=== Begin Enclosure ===

__device__ __forceinline__ cf cmul(cf a, cf b) {
  cf t, r;
  asm("v_pk_mul_f32 %0, %1, %2 op_sel:[1,1] op_sel_hi:[1,0] neg_lo:[0,1]" : "=v"(t) : "v"(a), "v"(b));
  asm("v_pk_fma_f32 %0, %1, %2, %3 op_sel:[0,0,0] op_sel_hi:[0,1,1]" : "=v"(r) : "v"(a), "v"(b), "v"(t));
  return r;
}
__device__ __forceinline__ cf cmulc(cf a, cf b) {
  cf t, r;
  asm("v_pk_mul_f32 %0, %1, %2 op_sel:[1,1] op_sel_hi:[1,0]" : "=v"(t) : "v"(a), "v"(b));
  asm("v_pk_fma_f32 %0, %1, %2, %3 op_sel:[0,0,0] op_sel_hi:[0,1,1] neg_hi:[0,1,0]" : "=v"(r) : "v"(a), "v"(b), "v"(t));
  return r;
}
__device__ __forceinline__ cf cmul_s(cf a, cf b_uniform) {
  cf t, r;
  asm("v_pk_mul_f32 %0, %1, %2 op_sel:[1,1] op_sel_hi:[1,0] neg_lo:[0,1]" : "=v"(t) : "v"(a), "s"(b_uniform));
  asm("v_pk_fma_f32 %0, %1, %2, %3 op_sel:[0,0,0] op_sel_hi:[0,1,1]" : "=v"(r) : "v"(a), "s"(b_uniform), "v"(t));
  return r;
}
__device__ __forceinline__ cf add_mj(cf a, cf b) {
  cf r;
  asm("v_pk_add_f32 %0, %1, %2 op_sel:[0,1] op_sel_hi:[1,0] neg_hi:[0,1]" : "=v"(r) : "v"(a), "v"(b));
  return r;
}
__device__ __forceinline__ cf add_pj(cf a, cf b) {
  cf r;
  asm("v_pk_add_f32 %0, %1, %2 op_sel:[0,1] op_sel_hi:[1,0] neg_lo:[0,1]" : "=v"(r) : "v"(a), "v"(b));
  return r;
}

template <bool INV>
__device__ __forceinline__ void dft8(cf (&v)[8]) {
  constexpr float kR = 0.70710678118654752440f;
  const cf a0 = v[0] + v[4], a1 = v[0] - v[4];
  const cf a2 = v[2] + v[6], a3 = v[2] - v[6];
  const cf a4 = v[1] + v[5], a5 = v[1] - v[5];
  const cf a6 = v[3] + v[7], a7 = v[3] - v[7];
  const cf b0 = a0 + a2, b1 = a0 - a2;
  const cf b2 = a4 + a6, b3 = a4 - a6;
  const cf c0 = INV ? add_pj(a1, a3) : add_mj(a1, a3);
  const cf c1 = INV ? add_mj(a1, a3) : add_pj(a1, a3);
  const cf d0 = INV ? add_pj(a5, a7) : add_mj(a5, a7);
  const cf d1 = INV ? add_mj(a5, a7) : add_pj(a5, a7);
  const cf t0 = INV ? add_pj(d0, d0) : add_mj(d0, d0);
  const cf t1 = INV ? add_mj(d1, d1) : add_pj(d1, d1);
  v[0] = b0 + b2;
  v[4] = b0 - b2;
  v[2] = INV ? add_pj(b1, b3) : add_mj(b1, b3);
  v[6] = INV ? add_mj(b1, b3) : add_pj(b1, b3);
  v[1] = pk_fma(t0, splat(kR), c0);
  v[5] = pk_fma(t0, splat(-kR), c0);
  v[3] = pk_fma(t1, splat(-kR), c1);
  v[7] = pk_fma(t1, splat(kR), c1);
}

constexpr int kFftRow = 72;
__device__ __forceinline__ constexpr int fft_x2(int l1) { return 8 * l1 + (l1 & 6); }

__device__ __forceinline__ void lane_swap32(float &a, float &b) {
  const auto r = __builtin_amdgcn_permlane32_swap(__float_as_uint(a), __float_as_uint(b), false, false);
  a = __uint_as_float(r[0]);
  b = __uint_as_float(r[1]);
}
__device__ __forceinline__ void lane_swap16(float &a, float &b) {
  const auto r = __builtin_amdgcn_permlane16_swap(__float_as_uint(a), __float_as_uint(b), false, false);
  a = __uint_as_float(r[0]);
  b = __uint_as_float(r[1]);
}
__device__ __forceinline__ void lane_swap8(float &a, float &b) {
  const float t = b;
  b = __int_as_float(__builtin_amdgcn_update_dpp(__float_as_int(b), __float_as_int(a), 0x108 , 0xf, 0x3, false));
  a = __int_as_float(__builtin_amdgcn_update_dpp(__float_as_int(a), __float_as_int(t), 0x118 , 0xf, 0xc, false));
}
__device__ __forceinline__ void fft_exchange1_perm(cf (&v)[8]) {
  float re[8], im[8];
#pragma unroll
  for (int q = 0; q < 8; ++q) {
    re[q] = v[q].x;
    im[q] = v[q].y;
  }
#pragma unroll
  for (int q = 0; q < 4; ++q) {
    lane_swap32(re[q], re[q + 4]);
    lane_swap32(im[q], im[q + 4]);
  }
#pragma unroll
  for (int q = 0; q < 8; ++q) {
    if (q & 2) continue;
    lane_swap16(re[q], re[q + 2]);
    lane_swap16(im[q], im[q + 2]);
  }
#pragma unroll
  for (int q = 0; q < 8; q += 2) {
    lane_swap8(re[q], re[q + 1]);
    lane_swap8(im[q], im[q + 1]);
  }
#pragma unroll
  for (int q = 0; q < 8; ++q) v[q] = cf{re[q], im[q]};
}
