# CrawlScript/tf_geometric

Measured on NVIDIA H100. Metric: edges/sec GCN+GAT fwd on 2.4M-node/123M-edge synthetic; %HBM roofline, higher is better.
Workload: dtype f32

## Files before the change

### tf_geometric_b200/csrc/gemm_proj.cu

```cuda
#include "common.cuh"
#include <type_traits>

namespace tfgk {
namespace proj {

constexpr int BM = 128;
constexpr int BK = 32;
constexpr int kUN = 128;
constexpr int kThreads = 256;
constexpr int kApitch = BK + 4;
constexpr int kStageBytes = BM * kApitch * 4;
constexpr int kMaxBlocks = 4;
constexpr int kMaxParts = 8;

struct Params {
    const float *A[kMaxParts];
    int64_t lda, part_rows;
    int first_tile;
    int M, K, kpad, nb, tiles_m, n_groups;
    const float *B[kMaxBlocks]; int64_t ldb[kMaxBlocks];
    const float *bias[kMaxBlocks]; int act[kMaxBlocks]; int ncols[kMaxBlocks]; int transb[kMaxBlocks];
    float *C[kMaxBlocks]; int64_t ldc[kMaxBlocks];
};

struct Plan {
    uint32_t kpad, b_bytes, ring_off, stages, total;
    explicit Plan(int K) {
        kpad = (uint32_t)((K + 7) / 8) * 8;
        b_bytes = (uint32_t)kUN * kpad * 4u;
        ring_off = 2u * b_bytes + kUN * 4u;
        const uint32_t budget = 227u * 1024u;
        stages = 0;
        for (uint32_t st = 4; st >= 2; --st)
            if (ring_off + st * kStageBytes <= budget) { stages = st; break; }
        total = ring_off + stages * kStageBytes;
    }
};

__device__ __forceinline__ uint32_t smem_u32(const void *p) { return (uint32_t)__cvta_generic_to_shared(p); }

__device__ __forceinline__ uint32_t w_offset(int n, int k, int kpad) {
    return (uint32_t)(n >> 3) * (uint32_t)(kpad * 32) + (uint32_t)(k >> 2) * 128u + (uint32_t)(n & 7) * 16u + (uint32_t)(k & 3) * 4u;
}

__device__ __forceinline__ uint64_t make_desc(uint32_t saddr, uint32_t sbo_bytes) {
    uint64_t d = 0;
    d |= (uint64_t)((saddr & 0x3FFFFu) >> 4);
    d |= (uint64_t)(128u >> 4) << 16;
    d |= (uint64_t)(sbo_bytes >> 4) << 32;
    return d;
}

__device__ __forceinline__ void split_tf32(float a, uint32_t &hi, uint32_t &lo) {
    const float lim = __uint_as_float(0x7F7FEFFFu);
    hi = (__float_as_uint(fminf(fmaxf(a, -lim), lim)) + 0x1000u) & 0xFFFFE000u;
    lo = __float_as_uint(a - __uint_as_float(hi));
}

__device__ __forceinline__ void cp_async16_zfill(uint32_t dst, const void *src, uint32_t src_bytes) {
    asm volatile("cp.async.cg.shared.global [%0], [%1], 16, %2;" ::"r"(dst), "l"(src), "r"(src_bytes) : "memory");
}

__device__ __forceinline__ void wgmma_fence() { asm volatile("wgmma.fence.sync.aligned;" ::: "memory"); }
__device__ __forceinline__ void wgmma_commit() { asm volatile("wgmma.commit_group.sync.aligned;" ::: "memory"); }
__device__ __forceinline__ void wgmma_wait_all() { asm volatile("wgmma.wait_group.sync.aligned 0;" ::: "memory"); }
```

=== End Enclosure ===

Task requirements → Having output the line that contains "v[6] = INV ?", stop. Every line before it, back to the first line of the data, must be reproduced exactly.

Written answer →
__device__ __forceinline__ cf cmul(cf a, cf b) {
  cf t, r;
  asm("v_pk_mul_f32 %0, %1, %2 op_sel:[1,1] op_sel_hi:[1,0] neg_lo:[0,1]" : "=v"(t) : "v"(a), "v"(b));
  asm("v_pk_fma_f32 %0, %1, %2, %3 op_sel:[0,0,0] op_sel_hi:[0,1,1]" : "=v"(r) : "v"(a), "v"(b), "v"(t));
  return r;
}
__device__ __forceinline__ cf cmulc(cf a, cf b) {
  cf t, r;
  asm("v_pk_mul_f32 %0, %1, %2 op_sel:[1,1] op_sel_hi:[1,0]" : "=v"(t) : "v"(a), "v"(b));
  asm("v_pk_fma_f32 %0, %1, %2, %3 op_sel:[0,0,0] op_sel_hi:[0,1,1] neg_hi:[0,1,0]" : "=v"(r) : "v"(a), "v"(b), "v"(t));
  return r;
}
__device__ __forceinline__ cf cmul_s(cf a, cf b_uniform) {
  cf t, r;
  asm("v_pk_mul_f32 %0, %1, %2 op_sel:[1,1] op_sel_hi:[1,0] neg_lo:[0,1]" : "=v"(t) : "v"(a), "s"(b_uniform));
  asm("v_pk_fma_f32 %0, %1, %2, %3 op_sel:[0,0,0] op_sel_hi:[0,1,1]" : "=v"(r) : "v"(a), "s"(b_uniform), "v"(t));
  return r;
}
__device__ __forceinline__ cf add_mj(cf a, cf b) {
  cf r;
  asm("v_pk_add_f32 %0, %1, %2 op_sel:[0,1] op_sel_hi:[1,0] neg_hi:[0,1]" : "=v"(r) : "v"(a), "v"(b));
  return r;
}
__device__ __forceinline__ cf add_pj(cf a, cf b) {
  cf r;
  asm("v_pk_add_f32 %0, %1, %2 op_sel:[0,1] op_sel_hi:[1,0] neg_lo:[0,1]" : "=v"(r) : "v"(a), "v"(b));
  return r;
}

template <bool INV>
__device__ __forceinline__ void dft8(cf (&v)[8]) {
  constexpr float kR = 0.70710678118654752440f;
  const cf a0 = v[0] + v[4], a1 = v[0] - v[4];
  const cf a2 = v[2] + v[6], a3 = v[2] - v[6];
  const cf a4 = v[1] + v[5], a5 = v[1] - v[5];
  const cf a6 = v[3] + v[7], a7 = v[3] - v[7];
  const cf b0 = a0 + a2, b1 = a0 - a2;
  const cf b2 = a4 + a6, b3 = a4 - a6;
  const cf c0 = INV ? add_pj(a1, a3) : add_mj(a1, a3);
  const cf c1 = INV ? add_mj(a1, a3) : add_pj(a1, a3);
  const cf d0 = INV ? add_pj(a5, a7) : add_mj(a5, a7);
  const cf d1 = INV ? add_mj(a5, a7) : add_pj(a5, a7);
  const cf t0 = INV ? add_pj(d0, d0) : add_mj(d0, d0);
  const cf t1 = INV ? add_mj(d1, d1) : add_pj(d1, d1);
  v[0] = b0 + b2;
  v[4] = b0 - b2;
  v[2] = INV ? add_pj(b1, b3) : add_mj(b1, b3);
  v[6] = INV ? add_mj(b1, b3) : add_pj(b1, b3);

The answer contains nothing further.